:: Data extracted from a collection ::
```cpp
template <typename T>
void Nufft3<T>::fft(int ntrans, Nufft3 *mate) {
    const DimGeom &x = geo.d[0], &y = geo.d[1], &z = geo.d[2];
    int64_t c0, c1;
    buffer_cells(c0, c1);
    buf1.reserve(sizeof(cplx<T>) * c1 * ntrans);
    cplx<T> *cur = buf0.as<cplx<T>>(), *oth = buf1.as<cplx<T>>();
    cplx<T> *cur1 = nullptr, *oth1 = nullptr;
    if (mate) {
        FV_REQUIRE(gang_compatible(*mate), "gang launch needs two plans of one geometry");
        mate->buf1.reserve(sizeof(cplx<T>) * c1 * ntrans);
        cur1 = mate->buf0.template as<cplx<T>>();
        oth1 = mate->buf1.template as<cplx<T>>();
    }
    const int64_t zin = dim > 2 ? z.na : 1;
    const int64_t np = (int64_t)ntrans * zin;
    const int64_t xp = b_pitch();
    const int blk = b_block_log();
    FV_REQUIRE(!col_tab || (blk && y_reads_columns() && !fused_active), "column plan: blocked B, column-mode y-pass, stand-alone gather");
    first_pass_ext = row_ext_ptr;
    rowfft(cur, oth, x, tw_cur[0], np, y.na, (int64_t)y.na * x.na, x.na, 1, xp, 0, nullptr, cur1, oth1, 0, blk);
    first_pass_ext = nullptr;
    std::swap(cur, oth);
    std::swap(cur1, oth1);
    if (y_reads_columns()) {
        rowfft(cur, oth, y, tw_cur[1], np, xp, (int64_t)y.na * xp, 1, xp, 0, xcols(),
               fused_active ? &fused_args : nullptr, cur1, oth1, blk, 0);
        std::swap(cur, oth);
        std::swap(cur1, oth1);
    } else {
        dim3 tg((unsigned)cdiv(x.nos(), 32), (unsigned)cdiv(y.na, 32), (unsigned)np);
        hipLaunchKernelGGL(k_transpose<T>, tg, dim3(256), 0, stream, cur, oth, y.na, x.nos());
        if (mate) hipLaunchKernelGGL(k_transpose<T>, tg, dim3(256), 0, stream, cur1, oth1, y.na, x.nos());
        rowfft(oth, cur, y, tw_cur[1], np, x.nos(), (int64_t)x.nos() * y.na, y.na, 1, 0, 0, nullptr,
               oth1, cur1);
    }
    if (dim > 2 && !zdirect) {
        const int64_t nc = (int64_t)x.nos() * y.nos();
        rowfft(cur, oth, z, tw_cur[2], ntrans, nc, (int64_t)z.na * nc, 1, nc);
        std::swap(cur, oth);
// ... 153 lines not shown
        bt[i] = bts[map[i]];
    }
    FV_REQUIRE((int64_t)a.P[0] * a.cnt[0] * (col_tab ? (int64_t)col_ncc : (int64_t)a.P[1] * a.cnt[1]) < ((int64_t)1 << 31),
               "transform output slab of 2^31 elements or more: beyond the gather's 32-bit row offsets");
    a.out_fg_stride = out_fg_stride;
    a.out_k_stride = out_k_stride;
    for (int r = 0; r < 16; ++r) a.out_pol_off[r] = out_pol_off ? out_pol_off[r] : 0;
    a.accumulate = accumulate ? 1 : 0;
    if (col_tab) {
        FV_REQUIRE(gdim == 2, "column plan: 2-D transforms (or 3-D ones with the direct third dimension)");
        a.ctab = col_tab;
        a.ctab_stride = geo.d[0].nos();
        a.ncc = col_ncc;
        a.err = col_err;
    }
    a.herm = herm;
    a.transpose_flipped = transpose_flipped ? 1 : 0;
    a.wt_k = -1;
    if (wt) {
        FV_REQUIRE(dim == 2 && wt->bz && wt->k >= 0, "height terms ride on 2-D transforms");
        a.wt_k = wt->k;
        a.wt_zc = wt->zc;
        a.wt_zh = wt->zh;
        a.wt_bz = wt->bz;
    }
    const int64_t items = N * nfg;
    constexpr int IPW = INTERP_THREADS / GROUP;
    a.items_per_xcd = cdiv(cdiv(items, 8), IPW) * IPW;
    const dim3 grid((unsigned)(8 * (a.items_per_xcd / IPW)));
    const bool r9 = ker.w <= 9;
// ... 23 lines not shown
    }
    if (tan) {
        FV_REQUIRE(!basis && !a.gs, "tangent epilogue: no basis term and no gradient epilogue");
        a.tg_w = tan->w;
        kern = gdim == 2 ? (herm ? (r9 ? k_interp<T, 2, true, 9, false, false, false, true> : k_interp<T, 2, true, 16, false, false, false, true>)
                                 : (r9 ? k_interp<T, 2, false, 9, false, false, false, true> : k_interp<T, 2, false, 16, false, false, false, true>))
                         : (herm ? (r9 ? k_interp<T, 3, true, 9, false, false, false, true> : k_interp<T, 3, true, 16, false, false, false, true>)
                                 : (r9 ? k_interp<T, 3, false, 9, false, false, false, true> : k_interp<T, 3, false, 16, false, false, false, true>));
        if (zd)
            kern = herm ? (r9 ? k_interp<T, 2, true, 9, true, false, false, true> : k_interp<T, 2, true, 16, true, false, false, true>)
                        : (r9 ? k_interp<T, 2, false, 9, true, false, false, true> : k_interp<T, 2, false, 16, true, false, false, true>);
        if (wt)
            kern = herm ? (r9 ? k_interp<T, 2, true, 9, false, true, false, true> : k_interp<T, 2, true, 16, false, true, false, true>)
                        : (r9 ? k_interp<T, 2, false, 9, false, true, false, true> : k_interp<T, 2, false, 16, false, true, false, true>);
    }
    hipLaunchKernelGGL(kern, grid, dim3(INTERP_THREADS), 0, stream, (const cplx<T> *)grid_out, N, bt[0], bt[1], bt[2],
                       bl_idx, flip, scale_dev, a, ker, out, coef, ant1, ant2, ustart, upairs);
}

}
```

### fftvis_amd/csrc/fv_sim.h

```cpp
#pragma once

#include <atomic>
#include <chrono>
#include <cstdio>
#include <thread>
#include "fv_nufft.h"
#include <unordered_map>

#include <algorithm>
#include <array>
#include <cstdlib>
#include <memory>

namespace fv {

constexpr double SPEED_OF_LIGHT = 299792458.0;

struct BeamDesc {
    int kind;
    int order;
    double diameter;
    double js[8];
    double ps;
    const void *table;
// ... 1739 lines not shown
    int64_t out_f_stride = 0;
    int out_shared = 0;
    int adjoint_path = 0;
    int last_adjoint_path = 0;
    virtual void sync() = 0;
    virtual void stats(double *v, int n) = 0;
    virtual void reset_stats() = 0;
    virtual void enable_timing(int on) = 0;
    virtual void timing(double *ms, int n) = 0;
};

enum { TM_SPREAD = 0, TM_FFT, TM_INTERP, TM_STRENGTHS, TM_PREP, TM_COUNT };
enum {
    ST_SPREAD_LAUNCHES = 0, ST_SPREAD_CELLS, ST_SOURCE_VISITS, ST_FFT_CELLS, ST_GATHERED, ST_ABOVE_HORIZON, ST_N2X, ST_N2Y,
    ST_NA_XY, ST_W, ST_SIGMA, ST_MAX_ABOVE_HORIZON, ST_FFT_FLOPS, ST_N2_3, ST_NA_3, ST_HEIGHT_TERMS, ST_LANES, ST_LANE_MODE,
    ST_LIGHT_FROM, ST_LIGHTER_FROM
};

template <typename T>
class Sim : public SimBase {
    int device;
    hipStream_t stream = nullptr;
    double eps, sigma;
    double sigma_run = 2.0;
    bool polarized;
    int tpol;

    int64_t nsrc = 0;
    int nfreq_cat = 0;
    bool pol_sky = false;
    DevBuf d_eq, d_flux;
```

:: WHAT TO WORK ON ::
Copy all lines from the entries that contain the word "herm".

:: RESPONSE ::
    a.herm = herm;
        kern = gdim == 2 ? (herm ? (r9 ? k_interp<T, 2, true, 9, false, false, false, true> : k_interp<T, 2, true, 16, false, false, false, true>)
                         : (herm ? (r9 ? k_interp<T, 3, true, 9, false, false, false, true> : k_interp<T, 3, true, 16, false, false, false, true>)
            kern = herm ? (r9 ? k_interp<T, 2, true, 9, true, false, false, true> : k_interp<T, 2, true, 16, true, false, false, true>)
            kern = herm ? (r9 ? k_interp<T, 2, true, 9, false, true, false, true> : k_interp<T, 2, true, 16, false, true, false, true>)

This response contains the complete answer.